◆ Items listed in a dataset ◆
——
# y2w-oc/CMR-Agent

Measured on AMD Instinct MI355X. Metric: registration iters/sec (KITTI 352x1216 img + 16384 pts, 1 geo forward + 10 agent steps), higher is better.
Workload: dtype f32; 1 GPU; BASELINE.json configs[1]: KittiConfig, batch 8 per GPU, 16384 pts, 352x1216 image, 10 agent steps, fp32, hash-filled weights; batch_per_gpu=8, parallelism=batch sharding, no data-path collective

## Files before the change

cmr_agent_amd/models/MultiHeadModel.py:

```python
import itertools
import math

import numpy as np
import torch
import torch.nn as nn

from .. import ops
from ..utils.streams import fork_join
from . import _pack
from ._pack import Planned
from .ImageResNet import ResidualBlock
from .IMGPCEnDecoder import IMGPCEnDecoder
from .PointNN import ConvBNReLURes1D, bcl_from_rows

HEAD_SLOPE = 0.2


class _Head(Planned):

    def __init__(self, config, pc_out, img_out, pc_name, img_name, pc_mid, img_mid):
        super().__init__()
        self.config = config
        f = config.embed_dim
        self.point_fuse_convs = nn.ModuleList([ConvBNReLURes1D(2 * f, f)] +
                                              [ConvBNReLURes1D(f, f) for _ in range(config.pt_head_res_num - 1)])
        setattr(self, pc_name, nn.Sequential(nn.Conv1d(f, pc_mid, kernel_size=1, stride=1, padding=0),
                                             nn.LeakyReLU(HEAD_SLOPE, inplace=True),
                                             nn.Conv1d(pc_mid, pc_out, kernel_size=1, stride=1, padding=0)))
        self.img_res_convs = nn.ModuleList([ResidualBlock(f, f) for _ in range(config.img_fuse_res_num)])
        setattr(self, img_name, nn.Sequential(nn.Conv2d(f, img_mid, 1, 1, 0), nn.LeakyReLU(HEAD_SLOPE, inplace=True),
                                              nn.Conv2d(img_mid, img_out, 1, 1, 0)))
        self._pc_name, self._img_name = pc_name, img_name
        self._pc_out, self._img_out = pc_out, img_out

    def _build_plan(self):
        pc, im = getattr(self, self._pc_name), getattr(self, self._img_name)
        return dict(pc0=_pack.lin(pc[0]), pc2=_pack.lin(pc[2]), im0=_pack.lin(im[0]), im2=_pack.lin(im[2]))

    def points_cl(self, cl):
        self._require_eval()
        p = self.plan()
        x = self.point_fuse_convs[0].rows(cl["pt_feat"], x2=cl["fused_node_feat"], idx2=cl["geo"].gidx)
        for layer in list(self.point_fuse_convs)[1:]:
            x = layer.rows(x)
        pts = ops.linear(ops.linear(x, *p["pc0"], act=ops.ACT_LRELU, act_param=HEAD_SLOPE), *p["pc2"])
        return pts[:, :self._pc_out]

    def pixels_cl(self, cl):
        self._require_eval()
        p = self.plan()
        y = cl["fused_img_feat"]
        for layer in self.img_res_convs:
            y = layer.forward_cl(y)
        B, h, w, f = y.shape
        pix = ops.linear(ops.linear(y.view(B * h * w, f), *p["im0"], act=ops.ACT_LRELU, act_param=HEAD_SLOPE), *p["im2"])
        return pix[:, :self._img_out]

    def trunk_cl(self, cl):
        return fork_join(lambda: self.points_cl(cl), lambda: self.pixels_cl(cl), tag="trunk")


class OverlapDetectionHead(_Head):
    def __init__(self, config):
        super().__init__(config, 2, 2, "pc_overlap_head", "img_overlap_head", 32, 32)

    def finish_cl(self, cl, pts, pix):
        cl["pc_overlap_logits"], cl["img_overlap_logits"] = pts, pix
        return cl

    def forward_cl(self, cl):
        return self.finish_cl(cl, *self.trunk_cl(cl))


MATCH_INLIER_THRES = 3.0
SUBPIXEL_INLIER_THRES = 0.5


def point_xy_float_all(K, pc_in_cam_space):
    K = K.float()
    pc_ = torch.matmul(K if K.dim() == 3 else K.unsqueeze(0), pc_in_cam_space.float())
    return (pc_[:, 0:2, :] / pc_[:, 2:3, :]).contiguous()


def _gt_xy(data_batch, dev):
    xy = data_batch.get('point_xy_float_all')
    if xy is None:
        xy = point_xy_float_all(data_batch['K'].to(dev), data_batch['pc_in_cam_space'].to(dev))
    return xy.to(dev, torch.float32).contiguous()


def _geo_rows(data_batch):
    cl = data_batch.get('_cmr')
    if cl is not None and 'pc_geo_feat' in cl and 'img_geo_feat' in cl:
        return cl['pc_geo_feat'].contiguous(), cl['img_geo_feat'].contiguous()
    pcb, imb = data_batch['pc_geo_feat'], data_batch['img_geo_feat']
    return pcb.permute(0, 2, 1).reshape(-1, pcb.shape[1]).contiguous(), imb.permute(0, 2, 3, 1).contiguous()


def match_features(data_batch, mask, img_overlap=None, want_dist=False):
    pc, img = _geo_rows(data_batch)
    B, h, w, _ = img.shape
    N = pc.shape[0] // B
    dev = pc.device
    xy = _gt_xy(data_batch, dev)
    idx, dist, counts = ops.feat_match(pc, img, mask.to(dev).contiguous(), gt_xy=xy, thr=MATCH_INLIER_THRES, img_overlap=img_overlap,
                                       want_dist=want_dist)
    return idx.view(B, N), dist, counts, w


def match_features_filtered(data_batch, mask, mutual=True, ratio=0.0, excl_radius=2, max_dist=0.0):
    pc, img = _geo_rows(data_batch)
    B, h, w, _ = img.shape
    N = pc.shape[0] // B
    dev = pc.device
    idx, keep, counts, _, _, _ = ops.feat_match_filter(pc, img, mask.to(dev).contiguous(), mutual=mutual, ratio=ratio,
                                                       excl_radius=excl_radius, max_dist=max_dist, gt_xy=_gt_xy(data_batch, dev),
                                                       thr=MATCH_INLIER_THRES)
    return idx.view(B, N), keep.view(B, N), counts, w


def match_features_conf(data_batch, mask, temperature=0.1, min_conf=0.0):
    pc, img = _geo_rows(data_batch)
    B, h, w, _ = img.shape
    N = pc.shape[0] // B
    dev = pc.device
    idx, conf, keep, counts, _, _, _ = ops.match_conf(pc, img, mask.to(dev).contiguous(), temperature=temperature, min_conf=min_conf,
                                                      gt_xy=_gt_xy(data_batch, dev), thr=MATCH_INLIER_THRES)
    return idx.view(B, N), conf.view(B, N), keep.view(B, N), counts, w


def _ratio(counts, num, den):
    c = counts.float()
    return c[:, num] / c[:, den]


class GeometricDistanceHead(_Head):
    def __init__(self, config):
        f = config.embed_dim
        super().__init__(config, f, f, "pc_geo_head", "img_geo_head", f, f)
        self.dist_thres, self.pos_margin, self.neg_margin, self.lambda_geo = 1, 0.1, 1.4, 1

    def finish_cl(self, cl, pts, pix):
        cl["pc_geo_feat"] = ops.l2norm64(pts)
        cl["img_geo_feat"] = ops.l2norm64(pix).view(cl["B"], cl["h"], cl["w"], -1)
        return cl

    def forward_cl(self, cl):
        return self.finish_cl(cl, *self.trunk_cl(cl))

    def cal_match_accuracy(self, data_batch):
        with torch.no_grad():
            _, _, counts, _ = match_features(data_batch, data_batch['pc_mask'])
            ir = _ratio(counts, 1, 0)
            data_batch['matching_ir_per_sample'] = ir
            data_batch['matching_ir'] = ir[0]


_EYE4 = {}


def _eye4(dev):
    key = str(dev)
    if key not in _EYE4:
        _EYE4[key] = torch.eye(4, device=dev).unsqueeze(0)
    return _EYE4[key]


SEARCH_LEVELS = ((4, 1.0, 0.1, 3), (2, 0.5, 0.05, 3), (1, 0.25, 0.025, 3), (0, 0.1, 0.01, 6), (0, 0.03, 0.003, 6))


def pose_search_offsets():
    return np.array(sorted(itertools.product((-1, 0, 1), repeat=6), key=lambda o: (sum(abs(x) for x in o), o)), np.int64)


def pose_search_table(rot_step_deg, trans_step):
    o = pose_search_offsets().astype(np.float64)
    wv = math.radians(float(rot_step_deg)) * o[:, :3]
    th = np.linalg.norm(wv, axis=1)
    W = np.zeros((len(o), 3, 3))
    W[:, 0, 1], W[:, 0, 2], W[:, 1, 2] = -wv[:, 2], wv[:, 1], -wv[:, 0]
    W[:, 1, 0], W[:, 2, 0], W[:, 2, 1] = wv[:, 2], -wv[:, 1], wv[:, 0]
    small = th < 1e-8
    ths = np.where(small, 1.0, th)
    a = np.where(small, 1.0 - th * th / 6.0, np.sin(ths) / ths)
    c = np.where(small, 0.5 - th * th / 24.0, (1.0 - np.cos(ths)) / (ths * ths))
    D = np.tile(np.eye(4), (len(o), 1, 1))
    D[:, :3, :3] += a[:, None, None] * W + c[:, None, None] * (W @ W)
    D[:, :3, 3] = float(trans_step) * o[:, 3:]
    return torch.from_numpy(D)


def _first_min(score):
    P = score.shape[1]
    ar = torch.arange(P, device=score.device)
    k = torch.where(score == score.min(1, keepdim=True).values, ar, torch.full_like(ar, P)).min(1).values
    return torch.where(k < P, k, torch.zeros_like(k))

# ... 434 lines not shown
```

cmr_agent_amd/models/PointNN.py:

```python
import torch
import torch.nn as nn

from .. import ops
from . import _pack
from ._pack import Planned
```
——
◆ Description of the task ◆
Show all lines in the records above that hold "linear".

◆ Task solution ◆
        pts = ops.linear(ops.linear(x, *p["pc0"], act=ops.ACT_LRELU, act_param=HEAD_SLOPE), *p["pc2"])
        pix = ops.linear(ops.linear(y.view(B * h * w, f), *p["im0"], act=ops.ACT_LRELU, act_param=HEAD_SLOPE), *p["im2"])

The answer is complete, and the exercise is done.